Durante unos segundos pensé en la razón que tenía Germán y en los sencillos argumentos en los que cimentaba su teoría, después de un corto silencio fui yo el que continuó la conversación sincerándome del todo con él:
—Hace cinco años Laura y yo vivimos una etapa semejante a la de ahora, pero aquella vez por causa de su trabajo, y al final accedió a renunciar a él y la crisis se resolvió de una forma civilizada, fue una decisión muy dura que, hasta cierto punto, marcó un poco su carácter y su personalidad, acaso lo hizo convencida de que merecía la pena. Ahora es mi turno, después de este último viaje tengo que ordenar mis ideas, intuyo que mi mujer me rehuye y los niños, a veces, también esquivan mi presencia, parece que todos disfrutan más cuando yo no estoy; se encuentran más relajados, más a gusto. En cuanto salga de este atolladero daré un giro total a mi vida.

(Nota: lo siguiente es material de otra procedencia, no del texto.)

__device__ __forceinline__ uint32_t spread_query(uint32_t nib)
{
    const uint32_t s = __umul24(nib, 0x204081u) & 0x01010101u;
    return ((0x80808080u - s) & 0x80808080u) | 0x40404040u;
}

__device__ __forceinline__ void key_push(int &k1, int &k2, int key)
{
    k2 = med3_i32(k1, key, k2);
    k1 = min(k1, key);
}

__device__ __forceinline__ void key_push2(int &k1, int &k2, int x, int y)
{
    const int m = med3_i32(k1, x, y);
    k1 = min(min(k1, x), y);
    k2 = min(m, k2);
}

__device__ __forceinline__ void key_push2f(int &k1, int &k2, int x, int y)
{
    const int m = __float_as_int(__builtin_amdgcn_fmed3f(__int_as_float(k1), __int_as_float(x), __int_as_float(y)));
    k1 = min(min(x, y), k1);
    k2 = min(m, k2);
}

__device__ __forceinline__ void key_merge(int &k1, int &k2, int a1, int a2)
{
    const int hi = max(k1, a1);
    k1 = min(k1, a1);
    k2 = min(min(k2, a2), hi);
}

template <int NW, int QT, int CR, int PIPE>
__global__ __launch_bounds__(NW * 64) void k_top2_mfma(const uint32_t *__restrict__ query, int nq,
                                                        const uint32_t *__restrict__ train, int nt,
                                                        int nqb, int32_t *__restrict__ out)
{
    constexpr int NT = NW * 64;
    constexpr int BPT = CR * 32 / NT;
    constexpr int WPT = BPT / 4;
    constexpr int TPR = 32 / BPT;
    constexpr int NTILE = CR / 32;
    static_assert(CR * 32 % NT == 0 && BPT % 4 == 0 && TPR >= 1, "chunk / workgroup shape");
    __shared__ __attribute__((aligned(16))) unsigned char s_buf[2 * CR * MF_RS];
    __shared__ uint2 s_lut[256];

    const int t = threadIdx.x, lane = t & 63;
    const int w = __builtin_amdgcn_readfirstlane(t >> 6);
    const int G = gridDim.x, L = blockIdx.x;
    const int logical = (G % 8 == 0) ? (L % 8) * (G / 8) + L / 8 : L;
    const int b = logical / nqb, qb = logical % nqb;
    const uint32_t *qf = query + (size_t)b * nq * 8;
    const uint32_t *tf = train + (size_t)b * nt * 8;
    int32_t *of = out + (size_t)b * nq * 3;

    for (int e = t; e < 256; e += NT) {
        uint32_t lo = 0, hi = 0;
#pragma unroll
        for (int y = 0; y < 4; y++) {
            lo |= ((e >> y) & 1u) << (8 * y + 7);
            hi |= ((e >> (y + 4)) & 1u) << (8 * y + 7);
        }
        s_lut[e] = make_uint2(lo, hi);
    }

    const int r = lane & 31, h = lane >> 5;
    const int qw0 = qb * (NW * QT * 32) + w * (QT * 32);
    const bool active = qw0 < nq;

    i32x4 bq[QT][8];
    int ka1[QT], ka2[QT], kb1[QT], kb2[QT], pq[QT];
#pragma unroll
    for (int j = 0; j < QT; j++) {
        const int q = min(qw0 + 32 * j + r, nq - 1);
        const uint4 lo = *(const uint4 *)(qf + (size_t)q * 8), hi = *(const uint4 *)(qf + (size_t)q * 8 + 4);
        const uint32_t wd[8] = {lo.x, lo.y, lo.z, lo.w, hi.x, hi.y, hi.z, hi.w};
        int pc = 0;
#pragma unroll
        for (int s = 0; s < 8; s++) {
            pc += __popc(wd[s]);
            const uint32_t hw = h ? (wd[s] >> 16) : (wd[s] & 0xFFFFu);
#pragma unroll
            for (int d = 0; d < 4; d++) bq[j][s][d] = (int)spread_query((hw >> (4 * d)) & 0xFu);
        }
        pq[j] = pc;
        ka1[j] = ka2[j] = kb1[j] = kb2[j] = (256 - pc) << MF_SHIFT;
    }
    i32x16 crow;
#pragma unroll
    for (int i = 0; i < 16; i++) crow[i] = (i & 3) + 8 * (i >> 2) + 4 * h;
    const int lbase = r * MF_RS + h * 16;

    const int erow = t / TPR, epart = t % TPR;
    auto load_chunk = [&](int c0, uint32_t (&pw)[WPT]) {
        const int row = c0 + erow;
        if (row < nt) {
            const uint32_t *src = tf + (size_t)row * 8 + epart * WPT;
#pragma unroll
            for (int i = 0; i < WPT; i += 2) {
                const uint2 v = *(const uint2 *)(src + i);
                pw[i] = v.x;
                pw[i + 1] = v.y;
            }
        } else {
#pragma unroll
            for (int i = 0; i < WPT; i++) pw[i] = 0u;
        }
    };
    auto store_chunk = [&](int buf, const uint32_t (&pw)[WPT]) {
        unsigned char *dst = s_buf + ((size_t)buf * CR + erow) * MF_RS;
#pragma unroll
        for (int i = 0; i < WPT; i++) {
#pragma unroll
            for (int hh = 0; hh < 2; hh++) {
                const int g = 2 * (epart * WPT + i) + hh;
                const uint2 v0 = s_lut[(pw[i] >> (16 * hh)) & 0xFFu];
                const uint2 v1 = s_lut[(pw[i] >> (16 * hh + 8)) & 0xFFu];
                *(i32x4 *)(dst + 16 * g) = i32x4{(int)v0.x, (int)v0.y, (int)v1.x, (int)v1.y};
            }
        }
    };

    auto frag = [&](const unsigned char *tb, int s) -> i32x4 { return *(const i32x4 *)(tb + lbase + 32 * s); };
    auto mfma = [&](const i32x4 &a, const i32x4 &bb, const i32x16 &c) {
        return __builtin_amdgcn_mfma_i32_32x32x32_i8(a, bb, c, 0, 0, 0);
    };
    auto epi = [&](const i32x16 (&acc)[QT]) {
#pragma unroll
        for (int j = 0; j < QT; j++) {
#pragma unroll
            for (int i = 0; i < 8; i += 2) {
                key_push2(ka1[j], ka2[j], acc[j][i], acc[j][i + 1]);
                key_push2(kb1[j], kb2[j], acc[j][i + 8], acc[j][i + 9]);
            }
            ka1[j] -= 32;
            ka2[j] -= 32;
            kb1[j] -= 32;
            kb2[j] -= 32;
        }
    };
    auto tile = [&](const unsigned char *tb, const i32x16 &cin) {
        i32x4 a[8];
#pragma unroll
        for (int s = 0; s < 8; s++) a[s] = frag(tb, s);
        i32x16 acc[QT];
#pragma unroll
        for (int j = 0; j < QT; j++) acc[j] = mfma(a[0], bq[j][0], cin);
#pragma unroll
        for (int s = 1; s < 8; s++)
#pragma unroll
            for (int j = 0; j < QT; j++) acc[j] = mfma(a[s], bq[j][s], acc[j]);
        epi(acc);
    };

    const int nch = (nt + CR - 1) / CR;
    {
        uint32_t pw[WPT];
        load_chunk(0, pw);
        __syncthreads();
        store_chunk(0, pw);
    }
    __syncthreads();
    for (int c = 0; c < nch; c++) {
        const int c0 = c * CR;
        uint32_t pw[WPT];
        const bool more = c + 1 < nch;
        if (more) load_chunk(c0 + CR, pw);
        if (active) {
            const unsigned char *sb = s_buf + (size_t)(c & 1) * CR * MF_RS;
            const int nfull = min(NTILE, (nt - c0) / 32);
            if (PIPE && nfull == NTILE) {
                i32x4 a[8];
                i32x16 accp[QT], acc[QT];
#pragma unroll
                for (int s = 0; s < 8; s++) a[s] = frag(sb, s);
#pragma unroll
                for (int s = 0; s < 8; s++) {
#pragma unroll
                    for (int j = 0; j < QT; j++) accp[j] = mfma(a[s], bq[j][s], s ? accp[j] : crow);
                    a[s] = frag(sb + 32 * MF_RS, s);
                    __builtin_amdgcn_sched_barrier(0);
                }
#pragma unroll
                for (int tt = 1; tt < NTILE; tt++) {
#pragma unroll
                    for (int s = 0; s < 8; s++) {
#pragma unroll
                        for (int j = 0; j < QT; j++) acc[j] = mfma(a[s], bq[j][s], s ? acc[j] : crow);
                        if (tt + 1 < NTILE) a[s] = frag(sb + (tt + 1) * 32 * MF_RS, s);
#pragma unroll
                        for (int j = 0; j < QT; j++) {
                            if (s & 1)
                                key_push2(kb1[j], kb2[j], accp[j][8 + (s & 6)], accp[j][9 + (s & 6)]);
                            else
                                key_push2(ka1[j], ka2[j], accp[j][s & 6], accp[j][1 + (s & 6)]);
                            if (s == 7) {
                                ka1[j] -= 32;
                                ka2[j] -= 32;
                                kb1[j] -= 32;
                                kb2[j] -= 32;
                            }
                        }
                        __builtin_amdgcn_sched_barrier(0);
                    }
#pragma unroll
                    for (int j = 0; j < QT; j++) accp[j] = acc[j];
                }
                epi(accp);
            } else {
#pragma unroll
                for (int tt = 0; tt < NTILE; tt++) {
                    if (tt >= nfull) break;
                    tile(sb + tt * 32 * MF_RS, crow);
                }
            }
            const int lim = nt - (c0 + nfull * 32);
            if (nfull < NTILE && lim > 0) {
                i32x16 cin;
#pragma unroll
                for (int i = 0; i < 16; i++) cin[i] = crow[i] + (crow[i] >= lim ? MF_PAD : 0);
                tile(sb + nfull * 32 * MF_RS, cin);
            }
        }
        if (more) store_chunk((c + 1) & 1, pw);
        __syncthreads();
    }
    if (!active) return;
    const int base = 32 * ((nt + 31) / 32);
#pragma unroll
    for (int j = 0; j < QT; j++) {
        int k1 = ka1[j], k2 = ka2[j];
        key_merge(k1, k2, kb1[j], kb2[j]);
        const int a1 = __shfl_xor(k1, 32), a2 = __shfl_xor(k2, 32);
        key_merge(k1, k2, a1, a2);
        const int q = qw0 + 32 * j + r;
        if (h == 0 && q < nq) {
            const int t1 = k1 + base, t2 = k2 + base;
            const int d1 = (t1 >> MF_SHIFT) + pq[j], d2 = (t2 >> MF_SHIFT) + pq[j];
            of[3 * q + 0] = d1 < 256 ? (t1 & (MF_MAX_ROWS - 1)) : -1;
            of[3 * q + 1] = min(d1, 256);
            of[3 * q + 2] = min(d2, 256);
        }
    }
}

Al escuchar mis palabras Germán levantó la vista del fondo de su vaso y me dijo con cierta melancolía:
—Del lugar donde tú estás no se puede regresar si no tomas una determinación inmediata y tajante. La sociedad y el propio estatus en el que te encuentras inmerso te tienen atrapado, nunca te dejarán volver.
—¿Quiénes no me dejarán volver?
—Ellos –contestó Germán con toda naturalidad.
—¿Y quién demonios son ellos?
—Los que están al otro lado. Los que vigilan quién es o no es feliz y quién se merece otra oportunidad. Siempre hay alguien oculto manejando teclas. Hace tiempo que eso funciona así, hoy todo está bajo control.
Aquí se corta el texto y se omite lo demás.